▶ [Problem]:
Tally the lines in the data that follows that include the word "codes", and report nothing but the total.

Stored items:

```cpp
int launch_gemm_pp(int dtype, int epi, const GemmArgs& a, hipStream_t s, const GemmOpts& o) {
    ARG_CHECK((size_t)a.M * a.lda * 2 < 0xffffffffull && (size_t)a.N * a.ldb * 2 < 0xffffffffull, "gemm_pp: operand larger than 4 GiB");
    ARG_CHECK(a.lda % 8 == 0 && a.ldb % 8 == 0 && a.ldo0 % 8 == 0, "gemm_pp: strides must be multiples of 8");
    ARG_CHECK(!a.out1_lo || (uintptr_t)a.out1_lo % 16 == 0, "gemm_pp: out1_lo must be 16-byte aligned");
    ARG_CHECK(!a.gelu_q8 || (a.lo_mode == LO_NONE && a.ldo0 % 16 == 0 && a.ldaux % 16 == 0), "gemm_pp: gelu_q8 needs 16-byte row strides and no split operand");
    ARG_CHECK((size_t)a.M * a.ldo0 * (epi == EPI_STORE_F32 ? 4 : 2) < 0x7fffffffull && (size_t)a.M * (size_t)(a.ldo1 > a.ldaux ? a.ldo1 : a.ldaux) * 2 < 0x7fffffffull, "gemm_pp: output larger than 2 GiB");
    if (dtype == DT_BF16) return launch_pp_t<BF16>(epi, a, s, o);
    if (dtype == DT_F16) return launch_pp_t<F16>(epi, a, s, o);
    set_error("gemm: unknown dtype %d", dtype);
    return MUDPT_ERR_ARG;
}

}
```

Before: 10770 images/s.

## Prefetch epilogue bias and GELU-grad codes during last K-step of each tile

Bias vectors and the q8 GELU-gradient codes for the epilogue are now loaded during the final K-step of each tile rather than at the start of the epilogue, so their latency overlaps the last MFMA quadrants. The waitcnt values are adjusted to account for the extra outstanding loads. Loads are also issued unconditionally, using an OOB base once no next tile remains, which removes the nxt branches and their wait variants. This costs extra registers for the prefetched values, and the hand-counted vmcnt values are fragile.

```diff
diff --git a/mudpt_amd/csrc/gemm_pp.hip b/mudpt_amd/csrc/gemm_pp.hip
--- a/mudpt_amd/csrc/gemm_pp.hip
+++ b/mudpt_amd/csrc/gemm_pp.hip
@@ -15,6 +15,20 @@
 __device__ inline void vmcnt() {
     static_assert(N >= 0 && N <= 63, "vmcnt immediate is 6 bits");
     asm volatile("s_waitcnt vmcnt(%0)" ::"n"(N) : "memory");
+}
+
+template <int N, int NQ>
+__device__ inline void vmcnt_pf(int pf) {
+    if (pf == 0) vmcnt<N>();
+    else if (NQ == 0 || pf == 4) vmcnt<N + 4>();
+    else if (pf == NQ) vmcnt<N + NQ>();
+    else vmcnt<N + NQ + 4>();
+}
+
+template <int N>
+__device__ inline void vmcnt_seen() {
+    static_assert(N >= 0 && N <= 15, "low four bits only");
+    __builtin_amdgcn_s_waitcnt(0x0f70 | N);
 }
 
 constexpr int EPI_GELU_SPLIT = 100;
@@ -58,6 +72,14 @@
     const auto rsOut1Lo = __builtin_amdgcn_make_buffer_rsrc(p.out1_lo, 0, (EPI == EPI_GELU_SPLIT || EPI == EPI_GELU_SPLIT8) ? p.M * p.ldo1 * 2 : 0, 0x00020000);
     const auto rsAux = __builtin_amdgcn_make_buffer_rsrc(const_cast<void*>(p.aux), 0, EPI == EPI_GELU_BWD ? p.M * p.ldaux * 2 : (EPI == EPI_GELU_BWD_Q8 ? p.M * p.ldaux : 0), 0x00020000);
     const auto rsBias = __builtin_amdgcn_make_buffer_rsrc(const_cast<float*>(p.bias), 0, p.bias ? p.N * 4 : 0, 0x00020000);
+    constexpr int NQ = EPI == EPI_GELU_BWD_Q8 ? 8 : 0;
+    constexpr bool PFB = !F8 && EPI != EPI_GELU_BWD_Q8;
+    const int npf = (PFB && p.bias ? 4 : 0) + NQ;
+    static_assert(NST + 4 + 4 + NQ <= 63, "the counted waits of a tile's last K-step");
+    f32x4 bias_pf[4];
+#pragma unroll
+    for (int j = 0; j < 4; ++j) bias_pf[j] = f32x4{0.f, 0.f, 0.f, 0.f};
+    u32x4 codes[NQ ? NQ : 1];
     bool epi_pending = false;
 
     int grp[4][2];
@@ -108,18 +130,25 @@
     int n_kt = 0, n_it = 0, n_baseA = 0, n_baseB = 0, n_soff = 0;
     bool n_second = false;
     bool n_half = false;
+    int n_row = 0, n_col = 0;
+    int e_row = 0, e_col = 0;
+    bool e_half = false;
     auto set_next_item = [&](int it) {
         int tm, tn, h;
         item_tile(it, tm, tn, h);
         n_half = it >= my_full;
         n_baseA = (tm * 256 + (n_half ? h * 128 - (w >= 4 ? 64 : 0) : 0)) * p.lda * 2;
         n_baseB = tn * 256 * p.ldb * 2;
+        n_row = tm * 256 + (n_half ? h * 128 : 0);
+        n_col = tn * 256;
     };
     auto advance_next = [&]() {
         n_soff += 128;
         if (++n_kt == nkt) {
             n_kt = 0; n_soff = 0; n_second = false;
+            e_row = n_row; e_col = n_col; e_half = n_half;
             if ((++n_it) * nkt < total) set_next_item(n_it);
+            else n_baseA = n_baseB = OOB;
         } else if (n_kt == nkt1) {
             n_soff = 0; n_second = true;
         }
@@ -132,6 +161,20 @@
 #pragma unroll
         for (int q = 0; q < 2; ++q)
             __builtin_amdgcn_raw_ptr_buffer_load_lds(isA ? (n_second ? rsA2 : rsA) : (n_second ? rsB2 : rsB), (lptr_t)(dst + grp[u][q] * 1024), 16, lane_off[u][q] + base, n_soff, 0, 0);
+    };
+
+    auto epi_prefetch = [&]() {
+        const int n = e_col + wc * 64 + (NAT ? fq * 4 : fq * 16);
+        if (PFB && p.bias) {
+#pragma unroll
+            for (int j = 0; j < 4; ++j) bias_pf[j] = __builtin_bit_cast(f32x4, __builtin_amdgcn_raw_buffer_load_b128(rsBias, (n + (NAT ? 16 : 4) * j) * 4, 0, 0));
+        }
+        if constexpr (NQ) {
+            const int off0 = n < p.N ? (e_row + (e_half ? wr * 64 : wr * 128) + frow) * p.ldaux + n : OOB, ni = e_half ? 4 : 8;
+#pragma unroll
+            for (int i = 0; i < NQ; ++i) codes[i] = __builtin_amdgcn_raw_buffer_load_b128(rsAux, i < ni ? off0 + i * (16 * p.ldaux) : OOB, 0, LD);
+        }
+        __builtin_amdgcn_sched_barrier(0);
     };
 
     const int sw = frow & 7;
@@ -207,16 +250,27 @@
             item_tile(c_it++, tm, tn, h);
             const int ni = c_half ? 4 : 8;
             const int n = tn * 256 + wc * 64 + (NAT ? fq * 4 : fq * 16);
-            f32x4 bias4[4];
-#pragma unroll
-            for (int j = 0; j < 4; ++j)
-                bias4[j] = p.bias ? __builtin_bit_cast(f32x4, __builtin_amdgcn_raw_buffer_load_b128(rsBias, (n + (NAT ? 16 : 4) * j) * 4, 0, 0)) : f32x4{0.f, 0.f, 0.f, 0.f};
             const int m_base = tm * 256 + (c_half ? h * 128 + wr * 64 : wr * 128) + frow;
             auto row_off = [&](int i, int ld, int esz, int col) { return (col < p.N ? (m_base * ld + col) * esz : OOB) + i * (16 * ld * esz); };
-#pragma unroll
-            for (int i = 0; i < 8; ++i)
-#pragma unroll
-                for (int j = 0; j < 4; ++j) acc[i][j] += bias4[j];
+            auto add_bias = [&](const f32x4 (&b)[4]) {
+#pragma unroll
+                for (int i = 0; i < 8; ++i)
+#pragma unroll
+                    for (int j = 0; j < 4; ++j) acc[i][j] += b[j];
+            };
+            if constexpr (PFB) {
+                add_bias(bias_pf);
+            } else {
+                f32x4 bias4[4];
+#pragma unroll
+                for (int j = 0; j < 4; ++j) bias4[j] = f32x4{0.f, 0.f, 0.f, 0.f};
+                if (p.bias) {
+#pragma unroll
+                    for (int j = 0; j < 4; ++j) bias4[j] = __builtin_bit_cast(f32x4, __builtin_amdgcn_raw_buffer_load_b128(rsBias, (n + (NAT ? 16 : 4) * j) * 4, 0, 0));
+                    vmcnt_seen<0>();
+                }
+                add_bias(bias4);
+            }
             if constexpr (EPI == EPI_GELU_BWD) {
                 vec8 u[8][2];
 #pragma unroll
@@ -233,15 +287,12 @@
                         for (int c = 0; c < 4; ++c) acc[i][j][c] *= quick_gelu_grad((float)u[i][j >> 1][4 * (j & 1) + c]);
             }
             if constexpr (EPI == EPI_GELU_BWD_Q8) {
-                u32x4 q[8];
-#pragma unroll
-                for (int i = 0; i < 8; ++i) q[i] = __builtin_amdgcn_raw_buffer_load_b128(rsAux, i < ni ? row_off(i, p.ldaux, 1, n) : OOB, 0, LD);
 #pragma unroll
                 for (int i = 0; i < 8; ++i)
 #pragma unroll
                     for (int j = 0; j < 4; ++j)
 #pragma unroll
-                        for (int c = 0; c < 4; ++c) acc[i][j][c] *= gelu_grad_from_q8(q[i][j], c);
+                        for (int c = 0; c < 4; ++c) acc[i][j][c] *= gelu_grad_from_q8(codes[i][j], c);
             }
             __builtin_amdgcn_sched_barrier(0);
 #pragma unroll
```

▶ [Answer]:
5